Dataset items:

@@ -676,15 +698,29 @@
   const int nsteps = P.cin_pad / 32;
   const int Ktot = P.cin_pad * 2;
   const int xcd = (int)blockIdx.x & 7, slot0 = (int)blockIdx.x >> 3, dslot = (int)gridDim.x >> 3;
-  const int vslots = ((npt - xcd + 7) >> 3) * nct;
-  const int my_items = vslots > slot0 ? (vslots - slot0 + dslot - 1) / dslot : 0;
+  const GemmWsMine mine = gemm_ws_mine(tail, npt, nct, (int)gridDim.x, (int)blockIdx.x);
+  const int my_items = mine.n;
+  constexpr bool HALVES = WN >= 2, QUARTERS = WN >= 2 && WM >= 2;
+  const int sub_k = HALVES && mine.sub >= 0 ? mine.nfull : 0x7fffffff;
+  [[maybe_unused]] const int sub_h = mine.sub & 1;
+  [[maybe_unused]] const bool sub_q = QUARTERS && tail.parts == 4;
+  [[maybe_unused]] const int sub_c = sub_q ? (mine.sub >> 1) & 1 : 0;
   const int total_steps = my_items * nsteps;
   const int total_groups = (total_steps + GRP - 1) / GRP;
   auto decode = [&](int k, int& p0, int& m0) __attribute__((always_inline)) {
-    const int slot = slot0 + k * dslot;
+    const int slot = k < mine.nfull ? slot0 + k * dslot : mine.sub_slot;
     const int ct = slot % nct, pt = (slot / nct) * 8 + xcd;
     p0 = __builtin_amdgcn_readfirstlane(pt * BP); m0 = __builtin_amdgcn_readfirstlane(ct * BM);
   };
+#ifdef FAR3D_PROFILING
+  if (P.prof && t == 0) {
+    P.prof[(long)blockIdx.x * 16 + 6] = (unsigned long long)__builtin_amdgcn_s_memrealtime();
+    P.prof[(long)blockIdx.x * 16 + 1] = (unsigned long long)__builtin_amdgcn_s_memtime();
+    P.prof[(long)blockIdx.x * 16 + 4] = (unsigned long long)my_items;
+  }
+  unsigned long long pf_epi = 0;
+  const bool pf_on = P.prof != nullptr && wv == 0;
+#endif
 
   if (wv >= NWC) {
     const int pw = wv - NWC;
@@ -711,12 +747,29 @@
       decode(k, p0, m0);
       w_base = reinterpret_cast<const bf16_t*>(P.w) + (long)m0 * Ktot;
       w_bytes = w_tile_bytes(BM, m0, P.Cout, Ktot);
+      const bool sub = HALVES && k == sub_k;
 #pragma unroll
       for (int i = 0; i < SPW; ++i) {
-        if (!isw[i]) {
-          const int g = pw + NP * i - GA;
+        if (isw[i]) {
+          if constexpr (QUARTERS) {
+            if (sub && sub_q) {
+              const int g = pw + NP * i, st = g >> 1, wi = st % WM;
+              const int row = sub_c * (BM / 2) + ((st / WM) * (WM / 2) + wi) * 32 + (g & 1) * 16 + rg;
+              voff[i] = wi < WM / 2 ? (unsigned)((row * Ktot + lc * 8) * 2) : OOB;
+            }
+          }
+        } else {
+          int g = pw + NP * i - GA;
+          bool present = true;
+          if constexpr (HALVES) {
+            if (sub) {
+              const int st = g >> 1, wj = st % WN;
+              present = wj < WN / 2;
+              g = sub_h * (GB / 2) + (((st / WN) * (WN / 2) + wj) << 1) + (g & 1);
+            }
+          }
           const long p = (long)p0 + g * 16 + rg;
-          if (p < Npix) {
+          if (present && p < Npix) {
             int n, rem;
             pix_split(p, HoWo, n, rem);
             voff[i] = (unsigned)(((long)n * P.x_img_stride + (long)rem * P.ldx + lc * 8) * 2);
@@ -779,26 +832,26 @@
   }
   f32x16_t acc[WM][WN];
   u32x4_t fa[2][2][WM], fb[2][2][WN];
-  auto load_a = [&](int set, int soff, int kk) __attribute__((always_inline)) {
+  auto load_a = [&](auto mi, int set, int soff, int kk) __attribute__((always_inline)) {
     const int x32 = kk * 32;
 #pragma unroll
     for (int pl = 0; pl < 2; ++pl)
 #pragma unroll
-      for (int i = 0; i < WM; ++i) fa[set][pl][i] = *reinterpret_cast<const u32x4_t*>(smem + pl * SUB + ((aaddr[i] ^ x32) + soff));
+      for (int i = 0; i < decltype(mi)::value; ++i) fa[set][pl][i] = *reinterpret_cast<const u32x4_t*>(smem + pl * SUB + ((aaddr[i] ^ x32) + soff));
   };
-  auto load_b = [&](int set, int soff, int kk) __attribute__((always_inline)) {
+  auto load_b = [&](auto nj, int set, int soff, int kk) __attribute__((always_inline)) {
     const int x32 = kk * 32;
 #pragma unroll
     for (int pl = 0; pl < 2; ++pl)
 #pragma unroll
-      for (int j = 0; j < WN; ++j) fb[set][pl][j] = *reinterpret_cast<const u32x4_t*>(smem + pl * SUB + ((baddr[j] ^ x32) + soff));
+      for (int j = 0; j < decltype(nj)::value; ++j) fb[set][pl][j] = *reinterpret_cast<const u32x4_t*>(smem + pl * SUB + ((baddr[j] ^ x32) + soff));
   };
-  auto mma_term = [&](int set, int term) __attribute__((always_inline)) {
+  auto mma_term = [&](auto mi, auto nj, int set, int term) __attribute__((always_inline)) {
     const int pa = term == 0 ? 1 : 0, pb = term == 1 ? 1 : 0;
 #pragma unroll
-    for (int i = 0; i < WM; ++i)
-#pragma unroll
-      for (int j = 0; j < WN; ++j) mma<bf16_t>(acc[i][j], fa[set][pa][i], fb[set][pb][j]);
+    for (int i = 0; i < decltype(mi)::value; ++i)
+#pragma unroll
+      for (int j = 0; j < decltype(nj)::value; ++j) mma<bf16_t>(acc[i][j], fa[set][pa][i], fb[set][pb][j]);
   };
   int soff = 0, gs = 0;
   [[maybe_unused]] int flush_tile = 0, gcount = 0;
@@ -826,38 +879,53 @@
       for (int j = 0; j < WN; ++j)
 #pragma unroll
         for (int r = 0; r < 16; ++r) acc[i][j][r] = 0.f;
-    for (int s = 0; s < nsteps; ++s) {
-      const int stage = soff;
-      if (gs == 0) {
-        __builtin_amdgcn_s_waitcnt(0xc07f);
-        __builtin_amdgcn_s_barrier();
-        asm volatile("" ::: "memory");
+    auto run_steps = [&](auto mi, auto nj) __attribute__((always_inline)) {
+      for (int s = 0; s < nsteps; ++s) {
+        const int stage = soff;
+        if (gs == 0) {
+          __builtin_amdgcn_s_waitcnt(0xc07f);
+          __builtin_amdgcn_s_barrier();
+          asm volatile("" ::: "memory");
+          __builtin_amdgcn_sched_barrier(0);
+          if constexpr (do_sums) {
+            while (flush_tile < k && ((flush_tile + 1) * nsteps - 1) / GRP < gcount) { flush(flush_tile); ++flush_tile; }
+            ++gcount;
+          }
+        }
+        gs = gs == GRP - 1 ? 0 : gs + 1;
+        if (ablate & 2) { soff = soff == (NSW - 1) * STAGE ? 0 : soff + STAGE; continue; }
+        load_a(mi, 0, stage, 0); load_b(nj, 0, stage, 0);
         __builtin_amdgcn_sched_barrier(0);
-        if constexpr (do_sums) {
-          while (flush_tile < k && ((flush_tile + 1) * nsteps - 1) / GRP < gcount) { flush(flush_tile); ++flush_tile; }
-          ++gcount;
-        }
-      }
-      gs = gs == GRP - 1 ? 0 : gs + 1;
-      if (ablate & 2) { soff = soff == (NSW - 1) * STAGE ? 0 : soff + STAGE; continue; }
-      load_a(0, stage, 0); load_b(0, stage, 0);
+        if (s > 0) { mma_term(mi, nj, 1, 0); mma_term(mi, nj, 1, 1); mma_term(mi, nj, 1, 2); }
+        __builtin_amdgcn_sched_barrier(0);
+        load_a(mi, 1, stage, 1);
+        __builtin_amdgcn_sched_barrier(0);
+        mma_term(mi, nj, 0, 0);
+        __builtin_amdgcn_sched_barrier(0);
+        load_b(nj, 1, stage, 1);
+        __builtin_amdgcn_sched_barrier(0);
+        mma_term(mi, nj, 0, 1);
+        mma_term(mi, nj, 0, 2);
+        __builtin_amdgcn_sched_barrier(0);
+        soff = soff == (NSW - 1) * STAGE ? 0 : soff + STAGE;
+      }
+      if (!(ablate & 2)) { mma_term(mi, nj, 1, 0); mma_term(mi, nj, 1, 1); mma_term(mi, nj, 1, 2); }
       __builtin_amdgcn_sched_barrier(0);
-      if (s > 0) { mma_term(1, 0); mma_term(1, 1); mma_term(1, 2); }
-      __builtin_amdgcn_sched_barrier(0);
-      load_a(1, stage, 1);
-      __builtin_amdgcn_sched_barrier(0);
-      mma_term(0, 0);
-      __builtin_amdgcn_sched_barrier(0);
-      load_b(1, stage, 1);
-      __builtin_amdgcn_sched_barrier(0);
-      mma_term(0, 1);
-      mma_term(0, 2);
-      __builtin_amdgcn_sched_barrier(0);
-      soff = soff == (NSW - 1) * STAGE ? 0 : soff + STAGE;
-    }
-    if (!(ablate & 2)) { mma_term(1, 0); mma_term(1, 1); mma_term(1, 2); }
-    __builtin_amdgcn_sched_barrier(0);
-
+    };
+    const bool sub = HALVES && k == sub_k;
+    if constexpr (HALVES) {
+      if (!sub) run_steps(std::integral_constant<int, WM>{}, std::integral_constant<int, WN>{});
+      else if (!sub_q) run_steps(std::integral_constant<int, WM>{}, std::integral_constant<int, WN / 2>{});
+      else if constexpr (QUARTERS) run_steps(std::integral_constant<int, WM / 2>{}, std::integral_constant<int, WN / 2>{});
+    } else {
+      run_steps(std::integral_constant<int, WM>{}, std::integral_constant<int, WN>{});
+    }
+    const int mi_n = sub && sub_q ? WM / 2 : WM, nj_n = sub ? WN / 2 : WN;
+
+#ifdef FAR3D_PROFILING
+    unsigned long long pf_e0 = 0;
+    if (pf_on) pf_e0 = __builtin_amdgcn_s_memtime();
+#endif
     {
       unsigned char* yb = reinterpret_cast<unsigned char*>(P.y);
       const int cam0 = do_sums ? (int)((long)p0 / P.sums_hw) : 0;
@@ -867,8 +935,9 @@
       bool okj[WN], secj[WN];
 #pragma unroll
       for (int j = 0; j < WN; ++j) {
-        const long p = (long)p0 + (wn * WN + j) * 32 + l31;
-        okj[j] = p < Npix;
+        const int px = sub ? sub_h * (BP / 2) + (wn * (WN / 2) + j) * 32 : (wn * WN + j) * 32;
+        const long p = (long)p0 + px + l31;
+        okj[j] = p < Npix && j < nj_n;
         secj[j] = p >= bnd;
         pix_b[j] = 0;
         if (okj[j]) {
@@ -931,7 +1000,8 @@
       };
       auto channel_block = [&](auto ic) __attribute__((always_inline)) {
         constexpr int i = decltype(ic)::value;
-        const int cb = m0 + (wm * WM + i) * 32;
+        if (i >= mi_n) return;
+        const int cb = m0 + (sub && sub_q ? sub_c * (BM / 2) + (wm * (WM / 2) + i) * 32 : (wm * WM + i) * 32);
         if (cb >= P.Cout) return;
         int qs[16];
         float mx = 0.f;
@@ -939,6 +1009,7 @@
         for (int r = 0; r < 16; ++r) qs[r] = 0;
 #pragma unroll
         for (int j = 0; j < WN; ++j) {
+          if (j >= nj_n) continue;
 #pragma unroll
           for (int qp = 0; qp < 2; ++qp) {
             uint2 h[2], l[2];
@@ -1019,7 +1090,18 @@
       if constexpr (WM > 2) channel_block(std::integral_constant<int, 2>{});
       if constexpr (WM > 3) channel_block(std::integral_constant<int, 3>{});
     }
-  }
+#ifdef FAR3D_PROFILING
+    if (pf_on) pf_epi += __builtin_amdgcn_s_memtime() - pf_e0;
+#endif
+  }
+#ifdef FAR3D_PROFILING
+  if (P.prof && t == 0) {
+    P.prof[(long)blockIdx.x * 16 + 3] = (unsigned long long)__builtin_amdgcn_s_memtime();
+    P.prof[(long)blockIdx.x * 16 + 7] = (unsigned long long)__builtin_amdgcn_s_memrealtime();
+    P.prof[(long)blockIdx.x * 16 + 5] = (unsigned long long)total_steps;
+    P.prof[(long)blockIdx.x * 16 + 10] = pf_epi;
+  }
+#endif
   if constexpr (do_sums) {
     __builtin_amdgcn_s_waitcnt(0xc07f);
     __builtin_amdgcn_s_barrier();
@@ -1047,6 +1129,7 @@
   static constexpr int BM = 32 * WGM * WM, BP = 32 * WGN * WN, THREADS = 64 * (WGM * WGN + NP);
   static constexpr size_t lds = (size_t)NSW * 2 * (BM + BP) * 64 + 4 * BM * 8;
   static constexpr int wg_per_cu = ws_wg_per_cu(lds, THREADS);
+  static constexpr int max_parts = WN >= 2 ? (WM >= 2 ? 4 : 2) : 1;
   static constexpr int caps = tile_caps(FAR3D_TILE_1X1, FAR3D_TILE_PAIR, BP, FAR3D_TILE_LDS_DMA | FAR3D_TILE_PERSISTENT | FAR3D_TILE_SUMS);
 };
 
@@ -1063,6 +1146,7 @@
   long grid = (long)ws_cu_count() * S::wg_per_cu;
   grid = (grid + 7) / 8 * 8;
   if (items < grid) grid = items;
+  const GemmWsTail tail = gemm_ws_tail(items, (int)grid, (FAR3D_WS_ABLATE_ARG & 32) ? 1 : S::max_parts);
   static std::atomic<unsigned long long> lds_ok{0};
   if constexpr (lds > 65536)
     if (const int rc = far3d_allow_lds(P.chan_sums ? reinterpret_cast<const void*>(&gemm1x1_ws_kernel<WGM, WGN, WM, WN, NP, NSW, GRP, true>)
@@ -1073,10 +1157,30 @@
       far3d_set_error("far3d_conv2d_nhwc: channel sums on this wave-specialised GEMM tile need Ho*Wo (%d) >= %d pixels and Cin >= %d", P.sums_hw, BP, 64 * GRP);
       return FAR3D_ERR_ARG;
     }
-    hipLaunchKernelGGL((gemm1x1_ws_kernel<WGM, WGN, WM, WN, NP, NSW, GRP, true>), dim3((unsigned)grid), dim3(S::THREADS), lds, st, P, npt, nct, FAR3D_WS_ABLATE_ARG);
+    hipLaunchKernelGGL((gemm1x1_ws_kernel<WGM, WGN, WM, WN, NP, NSW, GRP, true>), dim3((unsigned)grid), dim3(S::THREADS), lds, st, P, npt, nct, tail, FAR3D_WS_ABLATE_ARG);
   } else {
-    hipLaunchKernelGGL((gemm1x1_ws_kernel<WGM, WGN, WM, WN, NP, NSW, GRP, false>), dim3((unsigned)grid), dim3(S::THREADS), lds, st, P, npt, nct, FAR3D_WS_ABLATE_ARG);
-  }
+    hipLaunchKernelGGL((gemm1x1_ws_kernel<WGM, WGN, WM, WN, NP, NSW, GRP, false>), dim3((unsigned)grid), dim3(S::THREADS), lds, st, P, npt, nct, tail, FAR3D_WS_ABLATE_ARG);
+  }
+  return 0;
+}
+
+template <int WGM, int WGN, int WM, int WN, int NP, int NSW, int GRP>
+static int gemm1x1_ws_deal(long npix, int cout, int grid, int wg, int k, int* out) {
+  using S = Gemm1x1WsShape<WGM, WGN, WM, WN, NP, NSW, GRP>;
+  const int npt = (int)((npix + S::BP - 1) / S::BP), nct = (cout + S::BM - 1) / S::BM;
+  const GemmWsTail tail = gemm_ws_tail((long)((npt + 7) / 8 * 8) * nct, grid, S::max_parts);
+  const GemmWsMine m = gemm_ws_mine(tail, npt, nct, grid, wg);
+  if (k < 0 || k >= m.n) return -1;
+  const bool sub = k >= m.nfull && m.sub >= 0;
+  const int slot = k < m.nfull ? (wg >> 3) + k * (grid >> 3) : m.sub_slot;
+  const int ct = slot % nct, pt = (slot / nct) * 8 + (wg & 7);
+  long p0 = (long)pt * S::BP, p1 = p0 + S::BP;
+  int c0 = ct * S::BM, c1 = c0 + S::BM;
+  if (sub) { p0 += (m.sub & 1) * (S::BP / 2); p1 = p0 + S::BP / 2; }
+  if (sub && tail.parts == 4) { c0 += ((m.sub >> 1) & 1) * (S::BM / 2); c1 = c0 + S::BM / 2; }
+  out[0] = sub ? tail.parts : 1; out[1] = ct;
+  out[2] = (int)(p0 < npix ? p0 : npix); out[3] = (int)(p1 < npix ? p1 : npix);
+  out[4] = c0 < cout ? c0 : cout; out[5] = c1 < cout ? c1 : cout;
   return 0;
 }
 
diff --git a/far3d_amd/lib.py b/far3d_amd/lib.py
--- a/far3d_amd/lib.py
+++ b/far3d_amd/lib.py
@@ -29,6 +29,8 @@
                           [_p, c_int, c_int, c_long, _p, _p, _p, c_int, _p]),
     "far3d_conv2d_nhwc_grouped": (c_int, [_p, c_int, c_int, _p]),
     "far3d_ws_deal": (c_int, [c_int] * 5),
+    "far3d_gemm_ws_deal": (c_int, [c_int, ctypes.c_longlong, c_int, c_int, c_int, c_int, _p]),
+    "far3d_gemm_ws_resident": (c_int, [c_int]),
     "far3d_conv_tile_caps": (c_int, [c_int] * 3),
     "far3d_attention_forward": (c_int, [_p, _p, _p, c_int, _p, c_int] + [c_int] * 8 + [c_float, _p, c_int, c_int, _p]),
     "far3d_attention_f32_variant": (c_int, [c_int]),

*Your assignment*: Restate word for word the entries above, starting at the line with "-939,6 +1009,7 @@" and ending at the line with "if constexpr (WM > 2)", inclusive, and no others.

*Exercise output*:
@@ -939,6 +1009,7 @@
         for (int r = 0; r < 16; ++r) qs[r] = 0;
 #pragma unroll
         for (int j = 0; j < WN; ++j) {
+          if (j >= nj_n) continue;
 #pragma unroll
           for (int qp = 0; qp < 2; ++qp) {
             uint2 h[2], l[2];
@@ -1019,7 +1090,18 @@
       if constexpr (WM > 2) channel_block(std::integral_constant<int, 2>{});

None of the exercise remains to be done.